China's real estate industry, battered by three years of austerity measures, faces another major threat: the impact of a sudden credit crunch that threatens to lock up China's financial system.
China's central bank, the People's Bank of China, has in the last couple of weeks started squeezing money out of circulation, in a bid that many economists and China watchers say is aimed at causing a shakeout in the country's "shadow banking" system.
The crunch has the potential to pressure small, poorly capitalized property developers, with the companies likely to sell off projects or even sell out entirely to their bigger, financially stable competitors.
"We're expecting more demand for the small and medium-size developers," Craig Blomquist, the chief executive of Fan Ya Tai Asset Management Co., which specializes in the recovery of nonperforming real-estate debt, told the WPC.
"I think it's going to put a lot more pressure on the smaller guys and the intermediates. Everyone I know is scrambling to see who's got money."
Shadow banking in China refers to alternative, nonbank lenders such as trust companies, which have become immensely popular in China after the government slapped restrictions on many forms of traditional borrowing, including bank-issued mortgages. From the second half of 2011, many property developers turned to trust companies for finance to help complete projects.
The pressure had been easing over the last 12 months, as housing sales improved and home prices continued to rise. Now the PBOC's aggressive moves raise the specter that credit could once again dry up.
The most immediate effect of the credit crunch was a sudden spike in bank-borrowing rates. The Shanghai Interbank Offer Rate, or SHIBOR, reflecting the price banks charge each other for short-term loans, shot up to 13.4 percent on June 20 for an overnight loan. One other interbank rate hit 25 percent, reminding many of the credit freeze that happened in the United States in 2008.
The longer-term goal of the central bank may be to punish banks for "window dressing," disguising debt levels by shifting their exposure off bank balance sheets and into little-regulated trust companies.
"They have been looking to punish the banks for doing that," Simon Cox, a writer who has just penned an article on the topic for The Economist said on CNBC. "The big question now is how banks respond to reorganize their balance sheets."
Trusts are often organized by banks and backed by a small circle of wealthy individual investors. The investors put up cash that is then leant out at very high rates of interest - and investors are often given only a very general description of where their money is being deployed. While the returns are attractive for the investors, the trusts do not have the financial depth of a bank if loans start to go bad. With China's economic growth slowing markedly, the fear is that borrowers will struggle to repay their trust obligations, forcing a potential run on trusts or causing them to collapse.
"The big concern with the shadow banking system is that nobody knows how big the potential liability is," Blomquist, who is based in the southern Chinese city of Guangzhou, said. "That's what worries all the investors out there.
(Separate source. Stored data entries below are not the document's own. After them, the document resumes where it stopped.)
# IvanBanny/para-ortho-pca-bo

Hardware: AMD Instinct MI355X
Metric: BO iterations/sec (incl. GP refit + EI opt), BBOB f15 d=40 (higher is better)
Workload: dtype f64; 1 GPU; configs[1]: PCA_BO on BBOB f15 d=40, budget=450, n_DoE=120, EI, var_threshold=0.95; one run per GPU (run list f15/d40/instances 0..N-1 partitioned by pcabo.sharding), timed steps spread evenly over the 330 BO iterations of the run; num_restarts=10, raw_samples=512, batch_limit=5, maxiter=200, parallelism=run-parallel x1

## Files before the change

para-ortho-pca-bo_amd/csrc/host_selftest.cpp:

```cpp
#include "../../include/pcabo.h"
#include "host_side.h"
#include "lb_plan.h"

#include <atomic>
#include <cmath>
#include <cstdint>
#include <cstdio>
#include <cstdlib>
#include <cstring>
#include <vector>

namespace {

int g_fail = 0;
#define CHECK(c, ...) do { if (!(c)) { std::fprintf(stderr, "FAIL %s:%d: ", __FILE__, __LINE__); std::fprintf(stderr, __VA_ARGS__); std::fprintf(stderr, "\n"); ++g_fail; } } while (0)

struct Lcg {
  uint64_t s;
  explicit Lcg(uint64_t seed) : s(seed * 6364136223846793005ull + 1442695040888963407ull) {}
  double uni() { s = s * 6364136223846793005ull + 1442695040888963407ull; return (double)(s >> 11) * (1.0 / 9007199254740992.0); }
};

struct Objective { std::vector<double> c; };
double fg_objective(const double* x, double* g, void* user) {
  const Objective* o = static_cast<const Objective*>(user);
  const int n = (int)o->c.size();
  double f = 0.0;
  for (int i = 0; i < n; ++i) {
    const double d = x[i] - o->c[i], s = 1.0 + 0.3 * std::sin(3.0 * x[i]);
    f += d * d * s;
    g[i] = 2.0 * d * s + d * d * 0.9 * std::cos(3.0 * x[i]);
  }
  for (int i = 0; i + 1 < n; ++i) { f += 0.1 * x[i] * x[i + 1]; g[i] += 0.1 * x[i + 1]; g[i + 1] += 0.1 * x[i]; }
  return f;
}

void test_minimize() {
  for (int nvar : {1, 2, 7, 33, 64, 65, 200}) {
    for (int variant = 0; variant < 3; ++variant) {
      pcabo_lbfgsb_set_vector_kernels(variant == 1);
      pcabo_lbfgsb_set_sum_order(variant == 2);
      Lcg r(17 + nvar);
      Objective o; o.c.resize(nvar);
      std::vector<double> x(nvar), lo(nvar), hi(nvar);
      for (int i = 0; i < nvar; ++i) { o.c[i] = 4.0 * r.uni() - 2.0; lo[i] = -1.0 - r.uni(); hi[i] = 1.0 + r.uni(); x[i] = 6.0 * r.uni() - 3.0; }
      double f = 0.0; int nit = 0, nfev = 0, task = 0;
      const int wf = pcabo_lbfgsb_minimize(nvar, x.data(), lo.data(), hi.data(), fg_objective, &o, 10, 1e7, 1e-5, 200, 15000, 20, &f, &nit, &nfev, &task);
      CHECK(wf >= 0 && wf <= 2, "warnflag %d", wf);
      CHECK(std::isfinite(f) && nfev >= 1, "f %g nfev %d", f, nfev);
      for (int i = 0; i < nvar; ++i) CHECK(x[i] >= lo[i] && x[i] <= hi[i], "x[%d] = %g outside the box", i, x[i]);
    }
  }
  pcabo_lbfgsb_set_vector_kernels(1);
  pcabo_lbfgsb_set_sum_order(0);
  {
    const int nvar = 12;
    Objective o; o.c.assign(nvar, 0.5);
    std::vector<double> x(nvar, 2.0), lo(nvar, -INFINITY), hi(nvar, INFINITY);
    for (int i = 0; i < nvar; i += 3) lo[i] = 0.75;
    for (int i = 1; i < nvar; i += 3) hi[i] = 0.25;
    double f = 0.0; int nit = 0, nfev = 0, task = 0;
    const int wf = pcabo_lbfgsb_minimize(nvar, x.data(), lo.data(), hi.data(), fg_objective, &o, 17, 1e7, 1e-5, 200, 15000, 20, &f, &nit, &nfev, &task);
    CHECK(wf == 0, "half-bounded problem: warnflag %d task %d", wf, task);
  }
  CHECK(pcabo_lbfgsb_minimize(0, nullptr, nullptr, nullptr, fg_objective, nullptr, 10, 1e7, 1e-5, 1, 1, 20, nullptr, nullptr, nullptr, nullptr) == PCABO_ERR_ARG, "bad arguments accepted");
}

void test_sobol() {
  for (int k : {1, 3, 36, 89}) {
    Lcg r(5 + k);
    std::vector<int64_t> state((size_t)k * 30), ltm((size_t)k * 30 * 30), shift(k);
    for (auto& v : state) v = (int64_t)(r.uni() * 1073741824.0);
    for (auto& v : ltm) v = r.uni() < 0.5 ? 0 : 1;
    for (auto& v : shift) v = (int64_t)(r.uni() * 1073741824.0);
    CHECK(pcabo_sobol_scramble(state.data(), ltm.data(), k) == PCABO_OK, "scramble");
    for (int n : {1, 2, 512, 513}) {
      std::vector<double> lo(k, -1.5), rng(k, 3.0), out((size_t)n * k, -7.0);
      CHECK(pcabo_sobol_draw(state.data(), shift.data(), k, n, lo.data(), rng.data(), out.data()) == PCABO_OK, "draw");
      for (double v : out) CHECK(v >= -1.5 && v <= 1.5, "sample %g outside the box", v);
      CHECK(pcabo_sobol_draw(state.data(), shift.data(), k, n, nullptr, nullptr, out.data()) == PCABO_OK, "draw (unit cube)");
      for (double v : out) CHECK(v >= 0.0 && v < 1.0, "unit sample %g", v);
    }
  }
}

void test_torch_rng() {
  struct Blob { uint64_t seed; int32_t left, seeded; uint64_t next; uint64_t state[624]; unsigned char tail[32]; };
  const int rows = 70, n = 512, n_pick = 10;
  std::vector<Blob> blobs(rows), again;
  std::vector<double> vals((size_t)rows * n);
  for (int r = 0; r < rows; ++r) {
    Lcg g(900 + r);
    blobs[r].seed = 900 + r; blobs[r].left = 1 + (r * 37) % 624; blobs[r].seeded = 1; blobs[r].next = 624 - blobs[r].left;
    for (auto& w : blobs[r].state) w = (uint64_t)(g.uni() * 4294967296.0);
    for (auto& c : blobs[r].tail) c = 0;
    for (int i = 0; i < n; ++i) vals[(size_t)r * n + i] = r == 5 ? 1.25 : 40.0 * g.uni() - 20.0;
  }
  again = blobs;
  std::vector<void*> ptr(rows);
  for (int r = 0; r < rows; ++r) ptr[r] = &blobs[r];
  ptr[7] = nullptr;
  std::vector<int64_t> out((size_t)rows * n_pick, -1), out1((size_t)rows * n_pick, -1);
  std::vector<int> flags(rows, -1), flags1(rows, -1);
  CHECK(pcabo_boltzmann_pick_rows(ptr.data(), vals.data(), rows, n, n_pick, 1.0, out.data(), flags.data()) == PCABO_OK, "pick rows");
  for (int r = 0; r < rows; ++r) {
    void* p1 = r == 7 ? nullptr : (void*)&again[r];
    CHECK(pcabo_boltzmann_pick_rows(&p1, vals.data() + (size_t)r * n, 1, n, n_pick, 1.0, out1.data() + (size_t)r * n_pick, flags1.data() + r) == PCABO_OK, "pick row %d", r);
    CHECK(flags[r] == flags1[r] && flags[r] == (r == 7 ? 2 : r == 5 ? 1 : 0), "flag of row %d: %d / %d", r, flags[r], flags1[r]);
    if (flags[r] != 0) continue;
    for (int j = 0; j < n_pick; ++j) {
      CHECK(out[(size_t)r * n_pick + j] == out1[(size_t)r * n_pick + j], "row %d pick %d differs between the all-rows call and the one-row call", r, j);
      CHECK(out[(size_t)r * n_pick + j] >= 0 && out[(size_t)r * n_pick + j] < n, "row %d pick %d out of range", r, j);
    }
    CHECK(blobs[r].left == again[r].left && blobs[r].next == again[r].next && blobs[r].state[0] == again[r].state[0], "generator of row %d", r);
  }
  std::vector<int64_t> bits(2000);
  CHECK(pcabo_torch_randint2(&blobs[0], 2000, bits.data()) == PCABO_OK, "randint2");
  for (int64_t b : bits) CHECK(b == 0 || b == 1, "bit %lld", (long long)b);
  std::vector<double> w((size_t)3 * n);
  Lcg g(77);
  for (auto& v : w) v = 0.01 + g.uni();
  void* three[3] = {&blobs[1], nullptr, &blobs[2]};
  std::vector<int64_t> idx(3 * n_pick, -1);
  CHECK(pcabo_torch_multinomial_rows(three, w.data(), 3, n, n_pick, idx.data()) == PCABO_OK, "multinomial rows");
  for (int j = 0; j < n_pick; ++j) CHECK(idx[j] >= 0 && idx[j] < n && idx[n_pick + j] == -1 && idx[2 * n_pick + j] >= 0, "multinomial pick %d", j);
  blobs[3].left = 900;
  CHECK(pcabo_torch_randint2(&blobs[3], 4, bits.data()) == PCABO_ERR_ARG, "a broken blob accepted");
}

void test_sobol_rows() {
  const int rows = 37, n = 130, kmax = 36;
  int ks[rows];
  for (int r = 0; r < rows; ++r) ks[r] = r == 0 ? 3 : r == 2 ? 1 : 1 + (r * 7) % 36;
  std::vector<std::vector<int64_t>> st(rows), sh(rows);
  std::vector<double> boxes((size_t)rows * 2 * kmax, NAN), out((size_t)rows * n * kmax, -7.0), one((size_t)n * kmax);
  std::vector<const int64_t*> sp(rows), hp(rows);
  std::vector<double*> op(rows);
  for (int r = 0; r < rows; ++r) {
    Lcg g(40 + r);
    st[r].resize((size_t)ks[r] * 30); sh[r].resize(ks[r]);
    for (auto& v : st[r]) v = (int64_t)(g.uni() * 1073741824.0);
    for (auto& v : sh[r]) v = (int64_t)(g.uni() * 1073741824.0);
    for (int j = 0; j < ks[r]; ++j) { boxes[(size_t)r * 2 * kmax + j] = -1.0 - j; boxes[(size_t)r * 2 * kmax + ks[r] + j] = 2.0 + r; }
    sp[r] = r == 2 ? nullptr : st[r].data(); hp[r] = sh[r].data(); op[r] = out.data() + (size_t)r * n * kmax;
  }
  CHECK(pcabo_sobol_draw_rows(sp.data(), hp.data(), ks, rows, n, boxes.data(), 2 * kmax, op.data()) == PCABO_OK, "draw rows");
  for (int r = 0; r < rows; ++r) {
    if (r == 2) { CHECK(op[r][0] == -7.0, "a skipped run was written"); continue; }
    std::vector<double> rng(ks[r]);
    for (int j = 0; j < ks[r]; ++j) rng[j] = boxes[(size_t)r * 2 * kmax + ks[r] + j] - boxes[(size_t)r * 2 * kmax + j];
    CHECK(pcabo_sobol_draw(st[r].data(), sh[r].data(), ks[r], n, boxes.data() + (size_t)r * 2 * kmax, rng.data(), one.data()) == PCABO_OK, "draw");
    for (int i = 0; i < n * ks[r]; ++i) CHECK(one[i] == op[r][i], "run %d element %d", r, i);
    if (ks[r] < kmax) CHECK(op[r][(size_t)n * ks[r]] == -7.0, "write behind the points of run %d", r);
  }
}

void test_plan() {
  std::vector<int> plan(LB_PLAN_INTS + 64, 0x5a5a5a5a);
  for (int NP = 64; NP <= LB_MAXNP; NP += 64) {
    const int S = NP / 64;
    for (int n = NP - 63; n <= NP; ++n) {
      lb_build_plan_t(plan.data(), n, S);
// ... 169 lines not shown
    for (int j = 0; j < n; ++j) {
      double v = 0.0;
      for (int p = std::max(i, j); p < n; ++p) v += Li[p * n + i] * Li[p * n + j];
      Kin[i * n + j] = v;
      a[i] += v * (gp.y[j] - c);
    }
  for (int t = 0; t < 6; ++t) h[t] = 0.0;
  for (int i = 0; i < n; ++i) {
    h[0] += std::log(L[i * n + i]); h[1] += (gp.y[i] - c) * a[i]; h[2] += a[i]; h[3] += a[i] * a[i]; h[4] += Kin[i * n + i];
    for (int j = 0; j < n; ++j) h[5] += (a[i] * a[j] - Kin[i * n + j]) * dK[i * n + j];
  }
  return true;
}
TinyGP tiny_gp(int seed, int n = 12, int k = 2) {
  Lcg r(seed);
  TinyGP gp; gp.n = n; gp.k = k; gp.Z.resize((size_t)n * k); gp.y.resize(n);
  for (auto& v : gp.Z) v = r.uni();
  for (int i = 0; i < n; ++i) gp.y[i] = std::sin(3.0 * gp.Z[i * k] + 0.3 * seed) + gp.Z[i * k + 1] * gp.Z[i * k + 1] - 0.6 + 0.1 * (r.uni() - 0.5);
  return gp;
}
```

And it should worry the government -- I don't think the government has got a handle on it."
Much of the trust money has been loaned into property developments or for the construction of infrastructure projects.
"Unfortunately so much of the shadow banking system has gone into infrastructure projects, some of which were aimed at creating employment rather than necessary projects," Blomquist added. "How many airports do you need in this country?"
China's economic ascendance tends to create polarized views, with bulls buying the "China story" and skeptics predicting economic collapse and doom. With this latest crisis and the prospect that growth could slow to as little as 6 percent next year - most economists say the country needs 7 percent growth to avoid social unrest - the skeptics currently have the upper hand.
Cox, the Economist author, does not anticipate widespread meltdown through the economy, just a lot of pain in the banking system.
"You could have a number of defaults without that clogging up the system, feeding into growth and causing the lost half a decade we had in the United States," Cox said.
For the real-estate industry, Blomquist also tends to be sanguine about the potential setback. Local governments will welcome financial help, he believes, since so much of their economy tends to be wrapped up in property or infrastructure.
"I think it will create some opportunities for people to pick up deals," he said, noting that he is looking at two deals that would see his company take over a debt-laden housing development and bring in a third-party contractor to finish it. "We're going to be problem solvers more than vultures. Some of these local governments have got problems."
He believes long-term prospects for housing in China are clearly positive given the massive urbanization under way. Since the best distressed deals in property often go to domestic dealmakers, he hopes this current crisis will shake out opportunities for expatriate distressed-debt lenders.
"The government is going to be slightly more accommodative in getting foreign investors to bring capital into the country," he predicted. "That's one of the things that will be very telling to me, is if the government makes it easier for foreign capital to come in. Then they realize it's a significant problem."